*RECORDS PROVIDED*.

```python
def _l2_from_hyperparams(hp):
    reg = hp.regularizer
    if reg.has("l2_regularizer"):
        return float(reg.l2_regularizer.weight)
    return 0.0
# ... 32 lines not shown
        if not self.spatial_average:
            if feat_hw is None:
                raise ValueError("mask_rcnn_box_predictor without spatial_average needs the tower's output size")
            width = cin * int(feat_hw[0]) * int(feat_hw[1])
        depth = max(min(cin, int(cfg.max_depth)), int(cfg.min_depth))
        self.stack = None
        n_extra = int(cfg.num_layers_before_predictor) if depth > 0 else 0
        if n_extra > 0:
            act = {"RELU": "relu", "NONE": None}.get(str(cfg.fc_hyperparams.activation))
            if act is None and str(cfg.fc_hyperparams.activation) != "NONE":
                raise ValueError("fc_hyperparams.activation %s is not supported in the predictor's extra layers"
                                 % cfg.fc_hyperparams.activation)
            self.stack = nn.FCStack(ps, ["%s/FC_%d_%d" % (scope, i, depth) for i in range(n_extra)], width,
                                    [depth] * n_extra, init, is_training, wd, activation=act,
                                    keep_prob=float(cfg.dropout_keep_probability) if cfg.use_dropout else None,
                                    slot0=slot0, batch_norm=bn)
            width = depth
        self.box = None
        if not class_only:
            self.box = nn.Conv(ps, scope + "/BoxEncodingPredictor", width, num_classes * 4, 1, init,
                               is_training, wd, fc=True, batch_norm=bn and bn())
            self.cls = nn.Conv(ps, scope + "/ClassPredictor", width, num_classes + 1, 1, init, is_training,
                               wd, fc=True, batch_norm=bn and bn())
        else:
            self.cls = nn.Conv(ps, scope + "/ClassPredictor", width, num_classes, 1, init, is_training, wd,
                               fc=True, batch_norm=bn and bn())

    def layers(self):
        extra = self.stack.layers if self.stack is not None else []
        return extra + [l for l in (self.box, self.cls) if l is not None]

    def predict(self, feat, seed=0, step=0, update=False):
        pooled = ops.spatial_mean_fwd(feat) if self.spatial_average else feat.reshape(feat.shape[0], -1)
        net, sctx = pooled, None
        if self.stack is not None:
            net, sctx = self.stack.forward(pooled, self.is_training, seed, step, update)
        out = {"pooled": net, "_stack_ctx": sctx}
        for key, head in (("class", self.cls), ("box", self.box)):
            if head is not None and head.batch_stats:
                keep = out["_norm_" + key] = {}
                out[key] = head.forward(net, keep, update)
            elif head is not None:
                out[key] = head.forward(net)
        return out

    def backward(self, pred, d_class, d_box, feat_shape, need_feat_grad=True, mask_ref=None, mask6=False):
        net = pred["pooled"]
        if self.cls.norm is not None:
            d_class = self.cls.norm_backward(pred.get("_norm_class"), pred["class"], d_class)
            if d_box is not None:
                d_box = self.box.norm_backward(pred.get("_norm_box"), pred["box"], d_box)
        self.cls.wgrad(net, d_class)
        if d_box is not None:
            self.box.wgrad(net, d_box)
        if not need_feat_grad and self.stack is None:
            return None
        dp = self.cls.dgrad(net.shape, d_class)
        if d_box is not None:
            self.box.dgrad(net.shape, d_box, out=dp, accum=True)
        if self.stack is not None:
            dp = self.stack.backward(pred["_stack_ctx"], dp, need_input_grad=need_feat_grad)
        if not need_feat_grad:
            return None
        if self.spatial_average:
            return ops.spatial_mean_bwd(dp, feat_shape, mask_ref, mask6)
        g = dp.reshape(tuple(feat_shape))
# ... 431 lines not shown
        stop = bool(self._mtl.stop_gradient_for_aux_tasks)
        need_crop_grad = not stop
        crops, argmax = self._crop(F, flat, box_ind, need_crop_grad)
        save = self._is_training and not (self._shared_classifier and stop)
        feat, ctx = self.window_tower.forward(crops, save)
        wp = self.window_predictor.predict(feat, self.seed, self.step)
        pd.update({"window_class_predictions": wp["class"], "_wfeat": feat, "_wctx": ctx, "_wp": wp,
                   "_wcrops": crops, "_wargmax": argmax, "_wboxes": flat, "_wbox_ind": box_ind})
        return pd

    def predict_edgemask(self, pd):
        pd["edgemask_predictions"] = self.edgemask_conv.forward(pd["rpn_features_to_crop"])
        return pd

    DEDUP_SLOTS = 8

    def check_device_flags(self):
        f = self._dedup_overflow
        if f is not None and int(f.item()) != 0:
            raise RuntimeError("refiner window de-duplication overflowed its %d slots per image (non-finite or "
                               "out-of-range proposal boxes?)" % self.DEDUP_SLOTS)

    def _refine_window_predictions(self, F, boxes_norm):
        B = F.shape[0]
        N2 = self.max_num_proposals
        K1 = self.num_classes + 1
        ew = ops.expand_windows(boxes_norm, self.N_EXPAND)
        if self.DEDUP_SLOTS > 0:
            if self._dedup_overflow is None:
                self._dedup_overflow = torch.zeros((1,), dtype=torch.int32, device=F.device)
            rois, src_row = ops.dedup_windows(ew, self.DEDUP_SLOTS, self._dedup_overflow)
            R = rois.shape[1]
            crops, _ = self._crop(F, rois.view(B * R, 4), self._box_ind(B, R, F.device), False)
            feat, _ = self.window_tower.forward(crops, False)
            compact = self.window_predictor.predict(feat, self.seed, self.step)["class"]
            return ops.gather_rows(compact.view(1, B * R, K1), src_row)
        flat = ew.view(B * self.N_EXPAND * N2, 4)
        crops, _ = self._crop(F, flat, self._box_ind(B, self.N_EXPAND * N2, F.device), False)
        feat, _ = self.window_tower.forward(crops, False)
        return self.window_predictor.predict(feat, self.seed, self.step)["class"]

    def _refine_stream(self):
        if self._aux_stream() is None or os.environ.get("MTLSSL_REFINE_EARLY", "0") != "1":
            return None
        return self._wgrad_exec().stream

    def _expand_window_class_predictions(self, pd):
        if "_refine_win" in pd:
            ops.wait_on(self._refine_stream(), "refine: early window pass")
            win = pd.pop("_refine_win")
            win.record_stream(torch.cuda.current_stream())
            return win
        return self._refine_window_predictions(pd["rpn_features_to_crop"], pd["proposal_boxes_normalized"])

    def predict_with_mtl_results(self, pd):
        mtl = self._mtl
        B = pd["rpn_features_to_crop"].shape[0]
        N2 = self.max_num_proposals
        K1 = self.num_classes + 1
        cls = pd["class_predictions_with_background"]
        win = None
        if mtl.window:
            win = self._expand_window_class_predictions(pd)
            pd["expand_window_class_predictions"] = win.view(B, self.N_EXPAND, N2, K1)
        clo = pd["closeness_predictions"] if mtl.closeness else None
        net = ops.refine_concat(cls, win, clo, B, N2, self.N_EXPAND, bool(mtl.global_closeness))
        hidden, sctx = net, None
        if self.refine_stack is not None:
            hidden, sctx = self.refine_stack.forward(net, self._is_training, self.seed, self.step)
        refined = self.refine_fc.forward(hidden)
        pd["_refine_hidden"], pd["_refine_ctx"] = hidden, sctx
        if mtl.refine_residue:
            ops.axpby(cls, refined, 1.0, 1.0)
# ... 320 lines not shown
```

*ACTION ITEM*. Repeat all of the entries exactly.

*REPLY TO THE EXERCISE*.
```python
def _l2_from_hyperparams(hp):
    reg = hp.regularizer
    if reg.has("l2_regularizer"):
        return float(reg.l2_regularizer.weight)
    return 0.0
# ... 32 lines not shown
        if not self.spatial_average:
            if feat_hw is None:
                raise ValueError("mask_rcnn_box_predictor without spatial_average needs the tower's output size")
            width = cin * int(feat_hw[0]) * int(feat_hw[1])
        depth = max(min(cin, int(cfg.max_depth)), int(cfg.min_depth))
        self.stack = None
        n_extra = int(cfg.num_layers_before_predictor) if depth > 0 else 0
        if n_extra > 0:
            act = {"RELU": "relu", "NONE": None}.get(str(cfg.fc_hyperparams.activation))
            if act is None and str(cfg.fc_hyperparams.activation) != "NONE":
                raise ValueError("fc_hyperparams.activation %s is not supported in the predictor's extra layers"
                                 % cfg.fc_hyperparams.activation)
            self.stack = nn.FCStack(ps, ["%s/FC_%d_%d" % (scope, i, depth) for i in range(n_extra)], width,
                                    [depth] * n_extra, init, is_training, wd, activation=act,
                                    keep_prob=float(cfg.dropout_keep_probability) if cfg.use_dropout else None,
                                    slot0=slot0, batch_norm=bn)
            width = depth
        self.box = None
        if not class_only:
            self.box = nn.Conv(ps, scope + "/BoxEncodingPredictor", width, num_classes * 4, 1, init,
                               is_training, wd, fc=True, batch_norm=bn and bn())
            self.cls = nn.Conv(ps, scope + "/ClassPredictor", width, num_classes + 1, 1, init, is_training,
                               wd, fc=True, batch_norm=bn and bn())
        else:
            self.cls = nn.Conv(ps, scope + "/ClassPredictor", width, num_classes, 1, init, is_training, wd,
                               fc=True, batch_norm=bn and bn())

    def layers(self):
        extra = self.stack.layers if self.stack is not None else []
        return extra + [l for l in (self.box, self.cls) if l is not None]

    def predict(self, feat, seed=0, step=0, update=False):
        pooled = ops.spatial_mean_fwd(feat) if self.spatial_average else feat.reshape(feat.shape[0], -1)
        net, sctx = pooled, None
        if self.stack is not None:
            net, sctx = self.stack.forward(pooled, self.is_training, seed, step, update)
        out = {"pooled": net, "_stack_ctx": sctx}
        for key, head in (("class", self.cls), ("box", self.box)):
            if head is not None and head.batch_stats:
                keep = out["_norm_" + key] = {}
                out[key] = head.forward(net, keep, update)
            elif head is not None:
                out[key] = head.forward(net)
        return out

    def backward(self, pred, d_class, d_box, feat_shape, need_feat_grad=True, mask_ref=None, mask6=False):
        net = pred["pooled"]
        if self.cls.norm is not None:
            d_class = self.cls.norm_backward(pred.get("_norm_class"), pred["class"], d_class)
            if d_box is not None:
                d_box = self.box.norm_backward(pred.get("_norm_box"), pred["box"], d_box)
        self.cls.wgrad(net, d_class)
        if d_box is not None:
            self.box.wgrad(net, d_box)
        if not need_feat_grad and self.stack is None:
            return None
        dp = self.cls.dgrad(net.shape, d_class)
        if d_box is not None:
            self.box.dgrad(net.shape, d_box, out=dp, accum=True)
        if self.stack is not None:
            dp = self.stack.backward(pred["_stack_ctx"], dp, need_input_grad=need_feat_grad)
        if not need_feat_grad:
            return None
        if self.spatial_average:
            return ops.spatial_mean_bwd(dp, feat_shape, mask_ref, mask6)
        g = dp.reshape(tuple(feat_shape))
# ... 431 lines not shown
        stop = bool(self._mtl.stop_gradient_for_aux_tasks)
        need_crop_grad = not stop
        crops, argmax = self._crop(F, flat, box_ind, need_crop_grad)
        save = self._is_training and not (self._shared_classifier and stop)
        feat, ctx = self.window_tower.forward(crops, save)
        wp = self.window_predictor.predict(feat, self.seed, self.step)
        pd.update({"window_class_predictions": wp["class"], "_wfeat": feat, "_wctx": ctx, "_wp": wp,
                   "_wcrops": crops, "_wargmax": argmax, "_wboxes": flat, "_wbox_ind": box_ind})
        return pd

    def predict_edgemask(self, pd):
        pd["edgemask_predictions"] = self.edgemask_conv.forward(pd["rpn_features_to_crop"])
        return pd

    DEDUP_SLOTS = 8

    def check_device_flags(self):
        f = self._dedup_overflow
        if f is not None and int(f.item()) != 0:
            raise RuntimeError("refiner window de-duplication overflowed its %d slots per image (non-finite or "
                               "out-of-range proposal boxes?)" % self.DEDUP_SLOTS)

    def _refine_window_predictions(self, F, boxes_norm):
        B = F.shape[0]
        N2 = self.max_num_proposals
        K1 = self.num_classes + 1
        ew = ops.expand_windows(boxes_norm, self.N_EXPAND)
        if self.DEDUP_SLOTS > 0:
            if self._dedup_overflow is None:
                self._dedup_overflow = torch.zeros((1,), dtype=torch.int32, device=F.device)
            rois, src_row = ops.dedup_windows(ew, self.DEDUP_SLOTS, self._dedup_overflow)
            R = rois.shape[1]
            crops, _ = self._crop(F, rois.view(B * R, 4), self._box_ind(B, R, F.device), False)
            feat, _ = self.window_tower.forward(crops, False)
            compact = self.window_predictor.predict(feat, self.seed, self.step)["class"]
            return ops.gather_rows(compact.view(1, B * R, K1), src_row)
        flat = ew.view(B * self.N_EXPAND * N2, 4)
        crops, _ = self._crop(F, flat, self._box_ind(B, self.N_EXPAND * N2, F.device), False)
        feat, _ = self.window_tower.forward(crops, False)
        return self.window_predictor.predict(feat, self.seed, self.step)["class"]

    def _refine_stream(self):
        if self._aux_stream() is None or os.environ.get("MTLSSL_REFINE_EARLY", "0") != "1":
            return None
        return self._wgrad_exec().stream

    def _expand_window_class_predictions(self, pd):
        if "_refine_win" in pd:
            ops.wait_on(self._refine_stream(), "refine: early window pass")
            win = pd.pop("_refine_win")
            win.record_stream(torch.cuda.current_stream())
            return win
        return self._refine_window_predictions(pd["rpn_features_to_crop"], pd["proposal_boxes_normalized"])

    def predict_with_mtl_results(self, pd):
        mtl = self._mtl
        B = pd["rpn_features_to_crop"].shape[0]
        N2 = self.max_num_proposals
        K1 = self.num_classes + 1
        cls = pd["class_predictions_with_background"]
        win = None
        if mtl.window:
            win = self._expand_window_class_predictions(pd)
            pd["expand_window_class_predictions"] = win.view(B, self.N_EXPAND, N2, K1)
        clo = pd["closeness_predictions"] if mtl.closeness else None
        net = ops.refine_concat(cls, win, clo, B, N2, self.N_EXPAND, bool(mtl.global_closeness))
        hidden, sctx = net, None
        if self.refine_stack is not None:
            hidden, sctx = self.refine_stack.forward(net, self._is_training, self.seed, self.step)
        refined = self.refine_fc.forward(hidden)
        pd["_refine_hidden"], pd["_refine_ctx"] = hidden, sctx
        if mtl.refine_residue:
            ops.axpby(cls, refined, 1.0, 1.0)
# ... 320 lines not shown
```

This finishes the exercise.